**Records for the exercise**
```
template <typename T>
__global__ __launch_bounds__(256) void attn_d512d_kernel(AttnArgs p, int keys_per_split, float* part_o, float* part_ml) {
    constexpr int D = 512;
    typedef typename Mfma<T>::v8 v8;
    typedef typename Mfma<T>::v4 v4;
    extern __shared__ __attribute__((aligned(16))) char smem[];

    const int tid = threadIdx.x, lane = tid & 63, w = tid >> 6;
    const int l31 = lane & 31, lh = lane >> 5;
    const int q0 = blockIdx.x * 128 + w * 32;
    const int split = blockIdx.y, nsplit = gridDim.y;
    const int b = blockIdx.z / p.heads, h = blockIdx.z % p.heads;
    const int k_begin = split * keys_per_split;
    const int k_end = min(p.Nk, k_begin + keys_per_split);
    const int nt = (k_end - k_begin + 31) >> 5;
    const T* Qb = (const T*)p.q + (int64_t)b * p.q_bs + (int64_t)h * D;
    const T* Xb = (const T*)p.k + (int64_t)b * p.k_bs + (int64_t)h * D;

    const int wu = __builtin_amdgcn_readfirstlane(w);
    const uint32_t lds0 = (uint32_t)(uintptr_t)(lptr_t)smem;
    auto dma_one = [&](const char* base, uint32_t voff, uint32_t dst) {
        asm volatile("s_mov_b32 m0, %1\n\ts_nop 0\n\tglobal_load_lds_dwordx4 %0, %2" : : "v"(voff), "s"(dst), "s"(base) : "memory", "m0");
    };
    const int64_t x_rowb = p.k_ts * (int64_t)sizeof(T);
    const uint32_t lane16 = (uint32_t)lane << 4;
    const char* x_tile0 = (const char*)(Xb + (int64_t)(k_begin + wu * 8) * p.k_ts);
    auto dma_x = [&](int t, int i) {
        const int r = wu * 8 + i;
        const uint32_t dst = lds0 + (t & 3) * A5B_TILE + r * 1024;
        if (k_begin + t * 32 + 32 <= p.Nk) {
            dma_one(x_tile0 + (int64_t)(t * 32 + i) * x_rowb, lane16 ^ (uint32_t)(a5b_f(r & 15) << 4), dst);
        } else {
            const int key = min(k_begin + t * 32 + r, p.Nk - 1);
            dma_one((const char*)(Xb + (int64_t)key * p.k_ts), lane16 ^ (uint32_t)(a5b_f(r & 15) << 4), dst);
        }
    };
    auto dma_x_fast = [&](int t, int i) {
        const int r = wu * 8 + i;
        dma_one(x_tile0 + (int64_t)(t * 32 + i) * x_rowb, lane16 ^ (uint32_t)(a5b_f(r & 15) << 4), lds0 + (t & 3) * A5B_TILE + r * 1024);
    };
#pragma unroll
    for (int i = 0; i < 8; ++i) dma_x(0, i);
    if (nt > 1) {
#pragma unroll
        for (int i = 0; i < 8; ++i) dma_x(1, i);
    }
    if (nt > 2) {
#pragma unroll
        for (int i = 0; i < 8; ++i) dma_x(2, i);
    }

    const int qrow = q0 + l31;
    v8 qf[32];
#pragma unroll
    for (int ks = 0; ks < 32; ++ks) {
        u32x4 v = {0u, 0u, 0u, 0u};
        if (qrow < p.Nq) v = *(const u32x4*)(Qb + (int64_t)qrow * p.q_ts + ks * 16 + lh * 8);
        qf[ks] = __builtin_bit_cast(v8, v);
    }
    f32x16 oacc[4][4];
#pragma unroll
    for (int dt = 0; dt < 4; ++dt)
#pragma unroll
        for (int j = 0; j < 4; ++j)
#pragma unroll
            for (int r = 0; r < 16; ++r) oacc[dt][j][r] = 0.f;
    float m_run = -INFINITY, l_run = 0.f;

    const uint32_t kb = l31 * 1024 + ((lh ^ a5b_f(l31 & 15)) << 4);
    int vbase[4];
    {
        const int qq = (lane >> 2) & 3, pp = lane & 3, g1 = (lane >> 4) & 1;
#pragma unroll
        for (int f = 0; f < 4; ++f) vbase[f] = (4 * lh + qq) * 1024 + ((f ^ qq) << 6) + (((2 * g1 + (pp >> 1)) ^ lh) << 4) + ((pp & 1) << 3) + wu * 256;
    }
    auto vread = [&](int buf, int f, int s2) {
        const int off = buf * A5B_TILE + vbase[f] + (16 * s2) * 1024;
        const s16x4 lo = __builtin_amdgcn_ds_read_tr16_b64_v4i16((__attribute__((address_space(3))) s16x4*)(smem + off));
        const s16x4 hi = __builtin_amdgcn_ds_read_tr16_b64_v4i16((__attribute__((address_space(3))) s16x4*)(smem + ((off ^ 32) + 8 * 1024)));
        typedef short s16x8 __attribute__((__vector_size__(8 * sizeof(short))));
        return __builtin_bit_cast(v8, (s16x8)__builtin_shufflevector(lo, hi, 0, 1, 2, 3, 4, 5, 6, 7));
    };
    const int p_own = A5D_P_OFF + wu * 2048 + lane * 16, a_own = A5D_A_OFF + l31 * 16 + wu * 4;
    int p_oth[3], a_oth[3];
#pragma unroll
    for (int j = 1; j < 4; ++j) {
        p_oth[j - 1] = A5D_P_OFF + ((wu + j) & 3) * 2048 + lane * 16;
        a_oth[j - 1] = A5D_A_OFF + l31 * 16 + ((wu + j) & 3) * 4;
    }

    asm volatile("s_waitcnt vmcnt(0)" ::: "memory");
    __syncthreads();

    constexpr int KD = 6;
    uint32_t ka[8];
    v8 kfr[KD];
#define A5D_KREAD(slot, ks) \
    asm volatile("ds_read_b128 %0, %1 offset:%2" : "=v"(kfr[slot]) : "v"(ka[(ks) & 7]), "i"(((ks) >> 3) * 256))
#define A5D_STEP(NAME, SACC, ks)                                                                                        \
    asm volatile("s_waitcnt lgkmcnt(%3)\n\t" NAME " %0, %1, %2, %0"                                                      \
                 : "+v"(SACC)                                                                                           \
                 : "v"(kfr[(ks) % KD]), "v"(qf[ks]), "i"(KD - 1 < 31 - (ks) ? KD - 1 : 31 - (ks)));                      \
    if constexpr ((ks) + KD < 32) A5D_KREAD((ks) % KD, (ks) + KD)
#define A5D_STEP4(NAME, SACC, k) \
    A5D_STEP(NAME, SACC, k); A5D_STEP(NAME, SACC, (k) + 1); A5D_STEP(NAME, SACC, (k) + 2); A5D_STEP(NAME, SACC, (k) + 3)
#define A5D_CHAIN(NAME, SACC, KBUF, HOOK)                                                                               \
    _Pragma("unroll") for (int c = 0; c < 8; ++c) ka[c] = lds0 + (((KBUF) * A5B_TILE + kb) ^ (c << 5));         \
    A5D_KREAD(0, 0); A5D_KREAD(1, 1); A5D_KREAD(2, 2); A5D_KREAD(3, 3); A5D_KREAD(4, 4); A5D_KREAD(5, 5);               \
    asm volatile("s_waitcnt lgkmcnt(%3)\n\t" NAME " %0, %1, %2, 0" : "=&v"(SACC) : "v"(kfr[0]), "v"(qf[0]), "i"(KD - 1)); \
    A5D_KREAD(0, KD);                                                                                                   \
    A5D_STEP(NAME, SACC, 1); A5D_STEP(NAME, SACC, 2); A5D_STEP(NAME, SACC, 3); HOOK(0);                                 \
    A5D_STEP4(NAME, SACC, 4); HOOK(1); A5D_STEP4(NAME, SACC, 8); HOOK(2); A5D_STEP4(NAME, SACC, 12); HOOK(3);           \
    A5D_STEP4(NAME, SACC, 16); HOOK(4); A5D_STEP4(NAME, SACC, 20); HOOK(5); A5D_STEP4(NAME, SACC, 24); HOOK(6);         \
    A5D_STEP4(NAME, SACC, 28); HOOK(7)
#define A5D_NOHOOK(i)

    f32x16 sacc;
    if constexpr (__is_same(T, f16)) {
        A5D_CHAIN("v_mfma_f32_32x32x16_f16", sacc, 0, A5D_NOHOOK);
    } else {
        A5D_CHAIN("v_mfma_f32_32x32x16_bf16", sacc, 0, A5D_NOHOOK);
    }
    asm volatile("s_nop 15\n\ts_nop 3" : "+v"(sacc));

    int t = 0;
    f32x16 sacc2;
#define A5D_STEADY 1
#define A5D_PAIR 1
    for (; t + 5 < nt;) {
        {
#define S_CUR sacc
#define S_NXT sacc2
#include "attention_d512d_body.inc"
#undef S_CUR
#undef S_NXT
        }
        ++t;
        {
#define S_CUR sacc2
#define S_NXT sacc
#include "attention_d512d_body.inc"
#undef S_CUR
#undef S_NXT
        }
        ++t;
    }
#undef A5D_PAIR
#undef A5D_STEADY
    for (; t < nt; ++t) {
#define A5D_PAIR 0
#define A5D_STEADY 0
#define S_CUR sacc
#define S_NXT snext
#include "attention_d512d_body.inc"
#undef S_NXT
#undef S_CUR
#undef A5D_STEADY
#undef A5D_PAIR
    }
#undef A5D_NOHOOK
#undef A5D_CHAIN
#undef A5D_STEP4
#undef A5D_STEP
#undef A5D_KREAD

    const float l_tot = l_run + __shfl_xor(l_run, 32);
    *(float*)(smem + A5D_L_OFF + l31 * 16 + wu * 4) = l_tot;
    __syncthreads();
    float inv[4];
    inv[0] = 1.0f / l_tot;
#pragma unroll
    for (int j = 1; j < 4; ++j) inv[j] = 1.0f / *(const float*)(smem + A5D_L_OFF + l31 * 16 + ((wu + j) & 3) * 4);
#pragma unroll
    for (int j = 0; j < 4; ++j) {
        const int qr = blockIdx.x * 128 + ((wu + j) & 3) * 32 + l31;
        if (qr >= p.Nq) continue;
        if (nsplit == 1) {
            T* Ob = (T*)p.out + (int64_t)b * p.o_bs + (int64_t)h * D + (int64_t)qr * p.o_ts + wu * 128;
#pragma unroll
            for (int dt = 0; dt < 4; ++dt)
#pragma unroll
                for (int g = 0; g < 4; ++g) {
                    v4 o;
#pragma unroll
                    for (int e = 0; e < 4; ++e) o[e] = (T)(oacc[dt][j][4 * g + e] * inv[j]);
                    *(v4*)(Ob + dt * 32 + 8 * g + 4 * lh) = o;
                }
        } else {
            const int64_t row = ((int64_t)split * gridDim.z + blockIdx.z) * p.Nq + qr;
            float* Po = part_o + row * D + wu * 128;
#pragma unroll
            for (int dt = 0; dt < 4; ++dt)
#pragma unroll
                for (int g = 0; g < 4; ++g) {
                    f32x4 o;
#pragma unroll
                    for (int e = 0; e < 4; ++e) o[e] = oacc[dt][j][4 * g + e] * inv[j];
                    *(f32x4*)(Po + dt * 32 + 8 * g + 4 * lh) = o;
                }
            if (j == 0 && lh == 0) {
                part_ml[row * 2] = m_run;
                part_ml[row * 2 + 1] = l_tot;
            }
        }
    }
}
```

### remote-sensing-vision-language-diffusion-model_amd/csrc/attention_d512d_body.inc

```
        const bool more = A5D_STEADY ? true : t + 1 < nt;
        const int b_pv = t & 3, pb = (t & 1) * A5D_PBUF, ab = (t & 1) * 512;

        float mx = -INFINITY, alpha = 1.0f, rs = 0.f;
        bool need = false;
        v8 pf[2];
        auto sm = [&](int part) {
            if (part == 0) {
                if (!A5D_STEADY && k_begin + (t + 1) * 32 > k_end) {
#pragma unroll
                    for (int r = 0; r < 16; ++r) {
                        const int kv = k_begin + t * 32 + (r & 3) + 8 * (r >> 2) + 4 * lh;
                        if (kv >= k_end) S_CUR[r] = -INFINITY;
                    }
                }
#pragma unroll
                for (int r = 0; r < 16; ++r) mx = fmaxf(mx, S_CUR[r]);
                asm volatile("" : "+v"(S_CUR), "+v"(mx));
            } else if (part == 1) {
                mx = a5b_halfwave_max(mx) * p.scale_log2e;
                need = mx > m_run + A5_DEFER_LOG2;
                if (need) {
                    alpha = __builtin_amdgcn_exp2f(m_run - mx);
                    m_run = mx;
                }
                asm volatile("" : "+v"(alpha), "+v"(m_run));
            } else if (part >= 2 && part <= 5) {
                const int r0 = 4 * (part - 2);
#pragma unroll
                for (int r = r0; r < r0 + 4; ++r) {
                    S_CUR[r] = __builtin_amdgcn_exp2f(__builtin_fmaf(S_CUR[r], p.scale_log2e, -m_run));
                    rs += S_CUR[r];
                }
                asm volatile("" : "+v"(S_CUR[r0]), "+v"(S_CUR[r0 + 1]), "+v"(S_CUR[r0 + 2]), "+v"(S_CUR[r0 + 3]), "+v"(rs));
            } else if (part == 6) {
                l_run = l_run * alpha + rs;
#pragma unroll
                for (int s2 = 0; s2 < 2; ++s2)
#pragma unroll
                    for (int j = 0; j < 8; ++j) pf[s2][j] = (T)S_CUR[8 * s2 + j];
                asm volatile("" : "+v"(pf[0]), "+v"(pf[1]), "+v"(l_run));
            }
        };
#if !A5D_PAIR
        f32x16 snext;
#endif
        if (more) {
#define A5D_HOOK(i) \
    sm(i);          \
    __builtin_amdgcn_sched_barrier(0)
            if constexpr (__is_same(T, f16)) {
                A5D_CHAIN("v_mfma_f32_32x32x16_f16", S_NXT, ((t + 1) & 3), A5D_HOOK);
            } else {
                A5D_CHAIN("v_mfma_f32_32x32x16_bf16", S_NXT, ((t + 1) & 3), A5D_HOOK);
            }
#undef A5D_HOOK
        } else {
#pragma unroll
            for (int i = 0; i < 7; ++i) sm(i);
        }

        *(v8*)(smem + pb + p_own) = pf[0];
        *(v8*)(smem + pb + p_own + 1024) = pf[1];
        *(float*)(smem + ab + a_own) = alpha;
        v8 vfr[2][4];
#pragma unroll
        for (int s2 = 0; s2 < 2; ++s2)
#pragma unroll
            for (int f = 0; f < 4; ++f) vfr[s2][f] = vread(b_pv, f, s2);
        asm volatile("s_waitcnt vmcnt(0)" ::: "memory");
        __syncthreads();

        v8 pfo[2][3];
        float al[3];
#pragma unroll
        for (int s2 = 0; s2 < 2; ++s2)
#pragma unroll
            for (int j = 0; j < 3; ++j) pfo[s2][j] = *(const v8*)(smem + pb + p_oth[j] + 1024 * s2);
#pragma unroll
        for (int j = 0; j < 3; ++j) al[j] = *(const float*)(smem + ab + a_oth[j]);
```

==

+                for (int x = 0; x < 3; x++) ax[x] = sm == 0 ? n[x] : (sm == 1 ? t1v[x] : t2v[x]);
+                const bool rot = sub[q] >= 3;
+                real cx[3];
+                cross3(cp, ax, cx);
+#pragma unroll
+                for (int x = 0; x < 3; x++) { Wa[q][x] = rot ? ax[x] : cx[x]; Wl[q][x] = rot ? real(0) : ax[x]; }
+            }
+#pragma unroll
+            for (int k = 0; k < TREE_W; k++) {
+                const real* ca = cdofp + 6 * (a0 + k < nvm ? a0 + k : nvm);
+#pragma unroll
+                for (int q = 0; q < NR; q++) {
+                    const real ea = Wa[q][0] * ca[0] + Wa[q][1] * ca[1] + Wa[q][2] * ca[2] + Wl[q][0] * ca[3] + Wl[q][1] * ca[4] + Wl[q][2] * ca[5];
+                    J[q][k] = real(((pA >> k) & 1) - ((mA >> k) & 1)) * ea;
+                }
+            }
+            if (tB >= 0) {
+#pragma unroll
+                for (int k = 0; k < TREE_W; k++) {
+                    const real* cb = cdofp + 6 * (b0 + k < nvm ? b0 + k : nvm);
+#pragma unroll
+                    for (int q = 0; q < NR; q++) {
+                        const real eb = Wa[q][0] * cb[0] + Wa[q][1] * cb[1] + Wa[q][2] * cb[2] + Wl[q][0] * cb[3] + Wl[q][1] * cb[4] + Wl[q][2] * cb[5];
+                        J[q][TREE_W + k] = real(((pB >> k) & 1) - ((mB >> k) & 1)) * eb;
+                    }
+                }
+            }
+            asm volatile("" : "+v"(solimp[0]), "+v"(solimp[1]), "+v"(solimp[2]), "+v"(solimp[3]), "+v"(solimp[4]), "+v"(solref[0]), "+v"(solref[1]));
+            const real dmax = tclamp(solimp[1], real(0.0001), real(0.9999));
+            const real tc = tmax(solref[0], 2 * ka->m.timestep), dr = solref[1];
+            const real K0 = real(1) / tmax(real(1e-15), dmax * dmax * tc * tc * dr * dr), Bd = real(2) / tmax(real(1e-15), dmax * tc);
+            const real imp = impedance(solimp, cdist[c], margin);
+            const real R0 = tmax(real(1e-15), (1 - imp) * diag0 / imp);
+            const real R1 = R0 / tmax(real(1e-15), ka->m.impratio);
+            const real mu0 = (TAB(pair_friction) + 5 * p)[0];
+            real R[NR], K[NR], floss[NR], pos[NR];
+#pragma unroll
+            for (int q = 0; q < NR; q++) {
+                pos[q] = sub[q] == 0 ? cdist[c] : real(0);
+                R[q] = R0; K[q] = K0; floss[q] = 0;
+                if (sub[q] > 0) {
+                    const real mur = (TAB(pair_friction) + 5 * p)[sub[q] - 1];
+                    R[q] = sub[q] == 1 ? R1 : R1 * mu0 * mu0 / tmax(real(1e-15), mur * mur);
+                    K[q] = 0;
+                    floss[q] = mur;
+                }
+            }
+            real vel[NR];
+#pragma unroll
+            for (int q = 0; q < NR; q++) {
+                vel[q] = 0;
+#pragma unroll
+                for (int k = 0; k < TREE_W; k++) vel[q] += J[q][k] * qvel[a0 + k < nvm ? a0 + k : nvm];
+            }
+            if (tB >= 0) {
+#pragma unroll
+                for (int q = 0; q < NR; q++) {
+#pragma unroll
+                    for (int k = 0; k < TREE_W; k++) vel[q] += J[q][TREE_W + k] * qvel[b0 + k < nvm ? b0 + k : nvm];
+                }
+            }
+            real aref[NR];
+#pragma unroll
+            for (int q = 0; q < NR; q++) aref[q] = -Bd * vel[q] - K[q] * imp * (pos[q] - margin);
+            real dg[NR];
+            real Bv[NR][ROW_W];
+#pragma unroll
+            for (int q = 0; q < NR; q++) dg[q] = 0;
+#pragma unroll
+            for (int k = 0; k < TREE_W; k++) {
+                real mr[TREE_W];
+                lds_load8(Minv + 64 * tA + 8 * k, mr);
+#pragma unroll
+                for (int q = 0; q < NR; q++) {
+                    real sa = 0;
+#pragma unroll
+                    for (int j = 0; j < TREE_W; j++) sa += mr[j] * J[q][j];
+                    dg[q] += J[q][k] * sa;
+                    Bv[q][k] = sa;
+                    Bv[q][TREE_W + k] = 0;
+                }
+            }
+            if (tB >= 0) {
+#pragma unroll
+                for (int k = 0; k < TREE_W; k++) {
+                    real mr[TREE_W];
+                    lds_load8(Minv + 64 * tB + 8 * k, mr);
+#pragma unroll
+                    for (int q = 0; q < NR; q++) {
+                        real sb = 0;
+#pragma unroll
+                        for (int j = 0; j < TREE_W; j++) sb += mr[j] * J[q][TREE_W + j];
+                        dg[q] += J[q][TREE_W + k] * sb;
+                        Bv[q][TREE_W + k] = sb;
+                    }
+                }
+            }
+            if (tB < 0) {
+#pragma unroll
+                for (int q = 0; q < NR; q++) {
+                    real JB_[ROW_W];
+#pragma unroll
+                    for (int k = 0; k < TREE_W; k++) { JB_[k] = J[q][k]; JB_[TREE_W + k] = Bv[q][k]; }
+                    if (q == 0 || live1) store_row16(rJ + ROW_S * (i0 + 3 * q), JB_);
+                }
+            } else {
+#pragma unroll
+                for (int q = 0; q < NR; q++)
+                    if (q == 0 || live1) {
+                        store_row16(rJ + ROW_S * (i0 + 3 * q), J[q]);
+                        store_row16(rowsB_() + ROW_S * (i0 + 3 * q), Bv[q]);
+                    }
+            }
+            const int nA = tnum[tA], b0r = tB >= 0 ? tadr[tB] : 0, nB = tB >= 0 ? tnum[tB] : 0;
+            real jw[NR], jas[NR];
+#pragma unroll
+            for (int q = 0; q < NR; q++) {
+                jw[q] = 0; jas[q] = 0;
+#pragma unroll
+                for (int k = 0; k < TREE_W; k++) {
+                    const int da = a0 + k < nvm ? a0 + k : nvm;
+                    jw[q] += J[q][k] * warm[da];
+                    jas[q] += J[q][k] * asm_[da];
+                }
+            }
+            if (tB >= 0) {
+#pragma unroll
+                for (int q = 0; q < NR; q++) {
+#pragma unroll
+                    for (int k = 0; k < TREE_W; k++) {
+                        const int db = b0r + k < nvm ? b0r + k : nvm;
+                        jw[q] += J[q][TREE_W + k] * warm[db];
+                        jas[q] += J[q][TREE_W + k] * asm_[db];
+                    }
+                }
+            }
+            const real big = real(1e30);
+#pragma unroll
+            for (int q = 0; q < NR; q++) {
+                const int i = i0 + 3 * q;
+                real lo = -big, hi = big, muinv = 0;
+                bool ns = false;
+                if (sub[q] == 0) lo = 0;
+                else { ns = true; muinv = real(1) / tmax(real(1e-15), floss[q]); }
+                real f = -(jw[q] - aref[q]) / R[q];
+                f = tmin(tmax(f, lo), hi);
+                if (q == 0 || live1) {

**Task details**
Which of the lines above contain "aref"? Return them all.

**Answer to this problem**
+            real aref[NR];
+            for (int q = 0; q < NR; q++) aref[q] = -Bd * vel[q] - K[q] * imp * (pos[q] - margin);
+                real f = -(jw[q] - aref[q]) / R[q];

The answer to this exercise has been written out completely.